1901 – In Brooklyn, Allen B. DuMont was born. He would go on to perfect the cathode ray tube, sell the first practical commercial television and found the first national US TV network to fail. The DuMont network was eventually sold to Fox Television Stations.


1988Tetris Sneaks Into the US
             The computer game Tetris makes its first appearance in the United States as a PC game. The company that released the game was Spectrum Holobyte, which had dubious licensing rights to the game. When companies became interested in licensing Tetris for other platforms besides the PC, a series of events kicked off a long legal battle, in which the big winner was eventually Nintendo, who used the game Tetris to drive sales of its new Game Boy platform.

                                                

1989Phobos II Orbits Mars
             The USSR’s Phobos II enters Martian orbit on its way to the moon Phobos.
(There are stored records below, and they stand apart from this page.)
# mllam/neural-lam

Measured on AMD Instinct MI355X. Metric: training sample-steps/s (on_after_batch_transfer+fwd+wmse+bwd+allreduce+AdamW), GraphCast-LAM, MEPS-shaped grid, higher is better.
Workload: dtype f32; 1 GPU; cfg2: graph_lam, grid 238x268 (63784 nodes), 17 state vars, hidden_dim 64, 4 processor layers, ar_steps 1, batch 1/GPU, g2m/m2m/m2g edges 79236/57616/255136; global_batch=1, parallelism=dp1

## Files before the change

### include/nlam_hip.h

```cpp
#ifndef NLAM_HIP_H
#define NLAM_HIP_H

#include <stdint.h>

#ifdef __cplusplus
extern "C" {
#endif

#define NLAM_ABI_VERSION 8
#define NLAM_MAX_SRC 3
#define NLAM_MAX_CAT 6

#define NLAM_EINVAL (-1)
#define NLAM_EUNSUP (-2)

#define NLAM_F_ADD_SRC0   1u
#define NLAM_F_ADD_SRC1   2u
#define NLAM_F_MEAN       4u
#define NLAM_F_SILU_B     8u
#define NLAM_F_PRE_ADD   16u
#define NLAM_F_LEAF_WGRAD 32u
#define NLAM_F_WPACK_READY 64u
#define NLAM_F_NO_ACT 128u
#define NLAM_F_STORE_BF16 (1u << 10)
// ... 190 lines not shown
int64_t nlam_mlp_bwd_gemm_workspace_floats(const nlam_mlp_bwd_t* p);
int32_t nlam_mlp_bwd_gemm_blocks(const nlam_mlp_bwd_t* p);
int32_t nlam_mlp_fwd_gemm(const nlam_mlp_fwd_t* p, void* hip_stream);
int32_t nlam_mlp_bwd_gemm(const nlam_mlp_bwd_t* p, void* hip_stream);

typedef struct {
    const float* W1;
    const float* W2;
    float* fwd_image;
    float* bwd_image;
    int32_t hid, dout, nsrc;
    int32_t ldw1;
    int32_t width[NLAM_MAX_SRC];
    uint32_t flags;
} nlam_pack_job_t;
int64_t nlam_mlp_pack_floats(const nlam_pack_job_t* job, int32_t which);
typedef struct {
    unsigned char bytes[64];
} nlam_pack_rec_t;
int32_t nlam_mlp_fwd_pack_records(const nlam_mlp_fwd_t* p, nlam_pack_rec_t* out, int32_t cap, int32_t* kind);
int32_t nlam_mlp_bwd_pack_records(const nlam_mlp_bwd_t* p, nlam_pack_rec_t* out, int32_t cap, int32_t* kind);
int32_t nlam_pack_records(const nlam_pack_rec_t* recs_device, int32_t n, int32_t kind, void* hip_stream);
int32_t nlam_mlp_pack(const nlam_pack_job_t* jobs_device, int32_t njobs, void* hip_stream);

#define NLAM_MAX_GROUP 8
int32_t nlam_mlp_group_blocks(const int64_t* tiles, int32_t n, int32_t* blocks);
int32_t nlam_mlp_fwd_group(const nlam_mlp_fwd_t* ps, int32_t n, void* hip_stream);
int32_t nlam_mlp_bwd_group(const nlam_mlp_bwd_t* ps, int32_t n, void* hip_stream);
int32_t nlam_mlp_fwd_family(const nlam_mlp_fwd_t* p);
int32_t nlam_mlp_bwd_family(const nlam_mlp_bwd_t* p);
int32_t nlam_mlp_bwd_group_blocks(const nlam_mlp_bwd_t* ps, int32_t n, int32_t* blocks);
int32_t nlam_wgrad(const nlam_wgrad_t* p, void* hip_stream);
int32_t nlam_wgrad_group(const nlam_wgrad_t* ps, int32_t n, void* hip_stream);

int32_t nlam_segment_sum_groups(int64_t in_bstride, int32_t nseg, int32_t width);
int32_t nlam_segment_sum(const float* in, int64_t in_bstride, const int32_t* ptr, const int32_t* order,
                         const float* scale, float* out, int32_t nseg, int32_t width, int32_t batch,
                         void* hip_stream);
int32_t nlam_segment_sum_acc(const float* in, int64_t in_bstride, const int32_t* ptr, const int32_t* order,
                         const float* scale, float* out, int32_t nseg, int32_t width, int32_t batch,
                         void* hip_stream);
int32_t nlam_segment_sum_add(const float* in, int64_t in_bstride, const int32_t* ptr, const int32_t* order, const float* scale,
                             const float* extra, float* out, int32_t nseg, int32_t width, int32_t batch, void* hip_stream);

int32_t nlam_segment_sum_bf16(const uint16_t* in, int64_t in_bstride, const int32_t* ptr, const int32_t* order,
                              const float* scale, float* out, int32_t nseg, int32_t width, int32_t batch, void* hip_stream);

int32_t nlam_split_combine(float* buf, int64_t bstride, const int32_t* ptr, const int32_t* src, const int32_t* dst, int32_t n,
                           int32_t width, int32_t batch, void* hip_stream);
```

The spacecraft never completed its mission as it lost contract with the mission control on March 27. Due to some unusual last photos received from Phobos II, speculation arose that it was destroyed by a UFO. Official reports blame the failure on the onboard computer. I wonder if mission control was trying to secure the Martian licensing rights to Tetris.
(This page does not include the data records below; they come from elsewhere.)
constexpr size_t kZeroCopyMax = 8u << 20;
__global__ __launch_bounds__(256) void widen_i16_kernel(const int16_t *__restrict__ in, float *__restrict__ out, long n)
{
    const long stride = (long)gridDim.x * 256 * 8;
    if ((reinterpret_cast<uintptr_t>(in) & 15) == 0) {
        for (long i = ((long)blockIdx.x * 256 + threadIdx.x) * 8; i < n; i += stride) {
            if (i + 8 <= n) {
                const uint4 v = *reinterpret_cast<const uint4 *>(in + i);
// ... 140 lines not shown
    D.size1 = cfg->block_size1;
    D.clip = cfg->clip_samples ? 1 : 0;
    D.n_streams = n_streams;
    {
        const char *no_big = getenv("VPZ_NO_BIG");
        D.big = synth_big_supported(cfg->block_size0, cfg->block_size1) && !(no_big && atoi(no_big));
    }
    D.generic = !synth_supports_sizes(cfg->block_size0, cfg->block_size1) && !D.big;
    D.states.assign(n_streams, StreamState());
    D.floors.assign((size_t)cfg->floor_count, vpz_floor1_config{});
    D.floor_types.assign((size_t)cfg->floor_count, 1);
    D.floors0.assign((size_t)cfg->floor_count, vpz_floor0_config{});
    for (int i = 0; i < cfg->floor_count; ++i) {
        if (cfg->floor_types) D.floor_types[i] = cfg->floor_types[i];
        if (D.floor_types[i] == 1 && cfg->floors) D.floors[i] = cfg->floors[i];
        if (D.floor_types[i] == 0 && cfg->floors0) D.floors0[i] = cfg->floors0[i];
    }
    D.mappings.assign(cfg->mappings, cfg->mappings + cfg->mapping_count);
    static_assert(VPZ_PKT_BLOCK_FLAG == 1 && VPZ_PKT_PREV_FLAG == 2 && VPZ_PKT_NEXT_FLAG == 4, "packet_info index");
    for (int f = 0; f < 8; ++f) D.packet_info[f] = get_packet_info(D.size0, D.size1, f & 1, f & 2, f & 4);
    if (const char *e = getenv("VPZ_NO_DIRECT_I16")) D.no_direct_i16 = atoi(e) != 0;
    if (const char *e = getenv("VPZ_NO_CHAIN")) D.no_chain = atoi(e) != 0;
    if (const char *e = getenv("VPZ_NO_STEADY")) D.no_steady = atoi(e) != 0;
    if (const char *e = getenv("VPZ_DUAL_RUN")) D.dual_run = std::max(4, atoi(e));
    if (const char *e = getenv("VPZ_PLAN_SLOTS")) D.plan_slots = std::max<int64_t>(0, atoll(e));
    if (const char *e = getenv("VPZ_SYNTH_ABLATE")) D.ablate = atoi(e);
    if (const char *e = getenv("VPZ_HOST_THREADS")) D.host_threads = atoi(e);
    if (const char *e = getenv("VPZ_NO_EARLY_UPLOAD")) D.no_early_upload = atoi(e) != 0;
    if (const char *e = getenv("VPZ_PAR_MIN_PACKETS")) D.par_min_packets = atoll(e);

    int rc = VPZ_OK;
    std::vector<FloorDev> fdev(std::max<size_t>(1, D.floors.size()));
    for (size_t i = 0; i < D.floors.size() && rc == VPZ_OK; ++i) {
        if (D.floor_types[i] == 1) {
            rc = build_floor(D.floors[i], &fdev[i]);
        } else if (D.floor_types[i] == 0) {
            const vpz_floor0_config &f0 = D.floors0[i];
            if (f0.order < 1 || f0.order > 255 || f0.rate < 1 || f0.bark_map_size < 1 || f0.amp_bits < 0 || f0.amp_bits > 63)
                rc = VPZ_E_INVALID_ARG;
        } else {
            rc = VPZ_E_INVALID_ARG;
        }
    }
    std::vector<uint8_t> steps;
    for (size_t m = 0; m < D.mappings.size() && rc == VPZ_OK; ++m) {
        const vpz_mapping_config &mc = D.mappings[m];
// ... 348 lines not shown
    int64_t early_res_extent = 0;

    SynthCall(Decoder &dec, int64_t n, const vpz_packet *pk, const float *res, const int16_t *po, const uint8_t *pc,
              int mem, void *out, const int64_t *out_off, int64_t out_cap, int layout, int64_t stride)
        : D(dec), ctx(dec.ctx), n_packets(n), packets(pk), residue(res), posts(po), post_counts(pc), mem_space(mem),
          pcm_out(out), stream_out_offset(out_off), stream_out_capacity(out_cap), out_layout(layout),
          channel_stride(stride), C(dec.channels), half0(dec.size0 / 2), half1(dec.size1 / 2),
          n_rec(n * dec.channels), have_posts(po && pc && !dec.floors.empty()),
          out_interleaved(layout == VPZ_OUT_INTERLEAVED || layout == VPZ_OUT_INTERLEAVED_S16),
          out_s16(layout == VPZ_OUT_INTERLEAVED_S16 || layout == VPZ_OUT_PLANAR_S16),
          out_elem(out_s16 ? sizeof(int16_t) : sizeof(float)),
          P{dec, n, pk, have_posts, mem, reinterpret_cast<uintptr_t>(res), out_interleaved, out_cap}
    {
    }

    void *dev(const void *host_ptr) const
    {
        if (!host_ptr) return nullptr;
        char *base = zero_copy ? A->mapped : static_cast<char *>(A->dev.p);
        return base + (static_cast<const char *>(host_ptr) - A->base);
    }
    bool zero_copy = false;
    bool steady_kernel = false;

    int resolved_parties = 0;
    int host_parties()
    {
        if (resolved_parties > 0) return resolved_parties;
        int parties = D.host_threads;
        if (parties <= 0) {
            cpu_set_t set;
            parties = sched_getaffinity(0, sizeof set, &set) == 0 ? CPU_COUNT(&set) : (int)std::thread::hardware_concurrency();
            if (const char *lw = getenv("LOCAL_WORLD_SIZE")) parties /= std::max(1, atoi(lw));
            parties = std::max(1, std::min(parties, 16));
        }
        return resolved_parties = parties;
    }
    HostPool *own_pool()
    {
        const int parties = host_parties();
        HostPool *pool = static_cast<HostPool *>(ctx->host_pool);
        if (n_packets >= D.par_min_packets && parties >= 2 && !(pool && pool->parties() == parties)) {
            if (pool) ctx->host_pool_free(pool);
            ctx->host_pool = pool = new HostPool(parties);
            ctx->host_pool_free = [](void *p) { delete static_cast<HostPool *>(p); };
        }
        return pool && parties >= 2 && pool->parties() == parties ? pool : nullptr;
// ... 409 lines not shown
        a.channel_stride = dev_channel_stride;
        a.interleaved = out_interleaved;
        a.s16 = out_s16 ? 1 : 0;
        a.clip = D.clip;
        a.clipped = D.d_clipped;
        a.no_batch = ((D.ablate & 128) || !P.cut_by_cost || P.facts.any_floor0) ? 1 : 0;
        a.ablate = D.ablate;
        a.stamps = nullptr;
#if defined(VPZ_STAMPS) || defined(VPZ_WAVE_TIMES)
        static unsigned long long *d_stamps = nullptr;
        constexpr size_t kStampWaves = 1 << 16;
        if (!d_stamps) (void)hipMalloc(&d_stamps, (16 + 16 * kStampWaves) * sizeof(unsigned long long));
        (void)hipMemsetAsync(d_stamps, 0, (16 + 16 * std::min<size_t>(kStampWaves, P.n_runs)) * sizeof(unsigned long long), ctx->stream);
        a.stamps = d_stamps;
#endif
        steady_kernel = false;
        if (P.steady && !out_interleaved && !out_s16 && !spec_i16) {
            int64_t bits = (int64_t)reinterpret_cast<uintptr_t>(d_out) / (int64_t)sizeof(float) | dev_channel_stride;
            if (reinterpret_cast<uintptr_t>(d_out) % sizeof(float)) bits |= 1;
            for (int s = 0; s < D.n_streams; ++s)
                if (D.plan.s_cnt[s] > 0) bits |= offs[s];
            steady_kernel = (bits & 1) == 0;
        }
        hipError_t e = steady_kernel ? launch_steady_stereo(a, ctx->stream)
                     : P.use_dual ? (D.pairs ? launch_synth_pairs(a, P.facts.any_floor, P.facts.ilv_seen, ctx->stream) : launch_synth_dual(a, P.facts.any_floor, P.facts.ilv_seen, ctx->stream))
                                : D.big ? launch_synth_big(a, P.facts.any_floor, ctx->stream) : launch_synth(a, P.facts.any_floor, ctx->stream);
        if (e != hipSuccess) return set_error(ctx, VPZ_E_HIP, "synth kernel launch", e);
#if defined(VPZ_STAMPS) || defined(VPZ_WAVE_TIMES)
        {
            unsigned long long h[16];
            (void)hipMemcpyAsync(h, d_stamps, sizeof(h), hipMemcpyDeviceToHost, ctx->stream);
            (void)hipStreamSynchronize(ctx->stream);
            static const char *names_one[9] = {"desc+prefetch", "barrier0", "stage+barrier", "coupling", "pickup+curve",
                                               "floor*+imdct", "wait next", "ola+stores", "tail"};
            static const char *names_dual[9] = {"desc+prefetch", "unpack+coupling", "curves", "floor*+imdct x2", "wait next",
                                                "ola+stores", "tail", "-", "-"};
            const char **names = P.use_dual ? names_dual : names_one;
            unsigned long long tot = 0;
            for (int k = 0; k < 9; ++k) tot += h[k];
            fprintf(stderr, "[stamps] %llu waves, %.0f cycles per wave:", h[15], h[15] ? (double)tot / h[15] : 0.0);
            for (int k = 0; k < 9; ++k) fprintf(stderr, " %s %.1f%%", names[k], tot ? 100.0 * h[k] / tot : 0.0);
            if (h[14] && h[15]) {
                const double mean = (double)tot / h[15], var = (double)h[13] * 1e6 / h[15] - mean * mean;
                fprintf(stderr, " | slowest wave %.0f cycles = %.2f x mean, sigma %.2f x mean, %.1f passes per wave, %d runs", (double)h[14],
                        (double)h[14] / mean, var > 0 ? sqrt(var) / mean : 0.0, (double)h[12] / h[15], (int)P.n_runs);
            }
            fprintf(stderr, "\n");
// ... 85 lines not shown
        }
    } early_guard{ctx, call};
    if (!D.no_early_upload && (rc = call.stage_inputs_early(residue_floats, n_records)) != VPZ_OK) return rc;
    if ((rc = call.open_arena()) != VPZ_OK) return rc;
    const auto t_arena = tick();
    if ((rc = call.plan_frames(samples_written)) != VPZ_OK) return rc;
    const SynthPlan &plan = call.P;
    if (plan.facts.res_extent > residue_floats)
        return set_error(ctx, VPZ_E_INVALID_ARG, "vpz_decoder_synth: a packet's residue lies beyond residue_floats");
    const auto t_pass1 = tick();
    if (plan.n_frames == 0) {
        D.states = plan.st;
        return VPZ_OK;
    }
    plan_runs(call.P);
    if (plan.host_failed) return set_error(ctx, VPZ_E_NOMEM, "vpz_decoder_synth: run cutting failed (allocation)");
    call.build_coupling_packets();
    if ((rc = call.build_floor0_records()) != VPZ_OK) return rc;
    if ((rc = call.build_output_offsets()) != VPZ_OK) return rc;
    call.build_generic_lists();
    const auto t_pass2 = tick();
    if ((rc = call.stage_inputs()) != VPZ_OK) return rc;
    if ((rc = call.launch()) != VPZ_OK) return rc;
    if (call.zero_copy) {
        VPZ_HIP_TRY(ctx, hipEventRecord(call.A->uploaded, ctx->stream));
        call.A->pending = true;
    }
    if ((rc = call.copy_back()) != VPZ_OK) return rc;
    early_guard.completed = mem_space == VPZ_MEM_HOST;
    if (!D.generic)
        for (int s = 0; s < D.n_streams; ++s)
            if (D.plan.s_cnt[s] > 0) call.P.st[s].state_slot ^= 1;
    D.states = plan.st;
    if (host_profile) {
        const auto t_end = tick();
        auto us = [](auto a, auto b) { return std::chrono::duration<double, std::micro>(b - a).count(); };
        const char *route = D.generic ? "generic" : plan.use_dual ? (D.pairs ? "pairs" : "stereo") : D.big ? "big" : plan.use_group ? "group" : "separate";
        fprintf(stderr, "[vpz host] packets %lld: route %s, kernel %s, arena wait %.1f us, pass1 %.1f us (%s), runs %.1f us, uploads+launch %.1f us\n",
                (long long)n_packets, route, call.steady_kernel ? "steady" : "general", us(t_begin, t_arena), us(t_arena, t_pass1), plan.was_parallel ? "parallel" : "serial",
                us(t_pass1, t_pass2), us(t_pass2, t_end));
    }
    return VPZ_OK;
}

2004Manufacturer Responds to Report of Poor Security in Electronic Voting Machines
             Diebold Systems responds to a report submitted to the state of Maryland which revealed that their electronic voting machines had software security flaws that could potentially compromise election outcomes. The report, titled Response to: Department of Legislative Services Trusted Agent Report on Diebold AccuVote-TS Voting System, recommended a number of corrective actions to fix security holes after an outside consulting firm successfully hacked into the voting systems under conditions similar to an election environment. Diebold allayed concerns over the flaws in their software and a spokesman stated that. “There is nothing that has not been or can’t be mitigated” in “assuring the utmost security” for the upcoming March and future elections. In an ever more networked and computerized voting infrastructure, security, accuracy and transparency could play a key role in democratic elections.
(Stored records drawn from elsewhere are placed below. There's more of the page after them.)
template <typename T, int E>
__global__ void __launch_bounds__(256) k_stream(const T *__restrict__ values, const int64_t *__restrict__ starts, const int64_t *__restrict__ ends, int64_t n_series,
                                                const int *__restrict__ sel, const TsfaSpec *__restrict__ bspecs, int nb,
                                                const TsfaSpec *__restrict__ sspecs, int ns, int want_median,
                                                double *__restrict__ out, int64_t ld) {
    typedef OsKey<T> KC;
    typedef typename KC::key_t K;
    __shared__ K win[4][64];
    const int lane = threadIdx.x & 63;
    const int64_t wi = (int64_t)blockIdx.x * (blockDim.x >> 6) + (threadIdx.x >> 6);
    if (wi >= n_series) return;
    const int64_t sidx = sel ? (int64_t)sel[wi] : wi;
    const int64_t off = starts[sidx];
    const int n = (int)(ends[sidx] - off);
    const T *__restrict__ g = values + off;
    T v[E];
    K *w = win[threadIdx.x >> 6];
    double *row = out + sidx * ld;
    if (n == E * 64) {
#pragma unroll
        for (int e = 0; e < E; ++e) v[e] = g[e * 64 + lane];
        stream_body<T, E, true>(v, n, lane, w, bspecs, nb, sspecs, ns, want_median, row);
    } else {
#pragma unroll
        for (int e = 0; e < E; ++e) {
            const int i = e * 64 + lane;
            v[e] = (i < n) ? g[i] : (T)TSFA_INF;
        }
        stream_body<T, E, false>(v, n, lane, w, bspecs, nb, sspecs, ns, want_median, row);
    }
}

typedef double tsfa_d4 __attribute__((ext_vector_type(4)));

#define TSFA_CWT_KC 16
template <typename T, int CT>
__global__ void __launch_bounds__(256)
k_cwt_gemm(const T *__restrict__ values, const int64_t *__restrict__ starts, const int64_t *__restrict__ ends, int64_t n_series,
           const double *__restrict__ W, int S4, int C, const int *__restrict__ cols,
           const int *__restrict__ coeff_idx, double *__restrict__ out, int64_t ld) {
    constexpr int KC = TSFA_CWT_KC, NC = CT * 16;
    __shared__ double sA[2][64][KC + 1];
    __shared__ double sB[2][KC][NC + 2];
    __shared__ int lens[64];
    __shared__ long long offs[64];
    const int tid = threadIdx.x, lane = tid & 63, wave = tid >> 6;
    const int r = lane & 15, kq = lane >> 4;
    const int64_t base = (int64_t)blockIdx.x * 64;
    if (tid < 64) {
        const int64_t s = base + tid;
        long long off = 0;
        int len = 0;
        if (s < n_series) {
            off = starts[s];
            len = (int)(ends[s] - off);
        }
        lens[tid] = len;
        offs[tid] = off;
    }
    __syncthreads();
    double ra[4], rb[CT];
    auto fetch = [&](int k0) {
#pragma unroll
        for (int u = 0; u < 4; ++u) {
            const int i = tid + u * 256, m = i / KC, kk = i - m * KC, k = k0 + kk;
            ra[u] = (k < lens[m]) ? (double)values[offs[m] + k] : 0.0;
        }
#pragma unroll
        for (int u = 0; u < CT; ++u) {
            const int i = tid + u * 256, c = i / KC, kk = i - c * KC, k = k0 + kk;
            rb[u] = (k < S4) ? W[(size_t)c * S4 + k] : 0.0;
        }
    };
    auto put = [&](int buf) {
#pragma unroll
        for (int u = 0; u < 4; ++u) {
            const int i = tid + u * 256, m = i / KC, kk = i - m * KC;
            sA[buf][m][kk] = ra[u];
        }
#pragma unroll
        for (int u = 0; u < CT; ++u) {
            const int i = tid + u * 256, c = i / KC, kk = i - c * KC;
            sB[buf][kk][c] = rb[u];
        }
    };
    tsfa_d4 acc[CT];
#pragma unroll
    for (int ct = 0; ct < CT; ++ct) acc[ct] = (tsfa_d4){0.0, 0.0, 0.0, 0.0};
    const int nchunks = (S4 + KC - 1) / KC;
    fetch(0);
    put(0);
    __syncthreads();
    for (int ch = 0; ch < nchunks; ++ch) {
        const int buf = ch & 1;
        if (ch + 1 < nchunks) fetch((ch + 1) * KC);
#pragma unroll
        for (int ks = 0; ks < KC; ks += 4) {
            const double a = sA[buf][wave * 16 + r][ks + kq];
#pragma unroll
            for (int ct = 0; ct < CT; ++ct) {
                const double bv = sB[buf][ks + kq][ct * 16 + r];
                acc[ct] = __builtin_amdgcn_mfma_f64_16x16x4f64(a, bv, acc[ct], 0, 0, 0);
            }
        }
        if (ch + 1 < nchunks) put(buf ^ 1);
        __syncthreads();
    }
#pragma unroll
    for (int ct = 0; ct < CT; ++ct) {
        const int c = ct * 16 + r;
        if (c >= C) continue;
        const int col = cols[c], ci = coeff_idx[c];
#pragma unroll
        for (int v = 0; v < 4; ++v) {
            const int i = wave * 16 + 4 * v + kq;
            const int64_t srow = base + i;
            if (srow < n_series) out[srow * ld + col] = (ci < lens[i]) ? acc[ct][v] : TSFA_NAN;
        }
    }
}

                                                

2014Google Sells Motorola Mobility
             Google owned Motorola Mobility for only 2 years before deciding to sell it off. They chose to sell to Lenovo for $2.91 billion. A major change in the $12.5 billion acquisition they made in 2011. But of course that was after Google striped the company down a little and sold items like their cable modem division to Arris Group.
The deal was completed on October 30, 2014. In return, Motorola developed the Nexus 6 – Google’s six-inch smartphone that debuted in November 2014.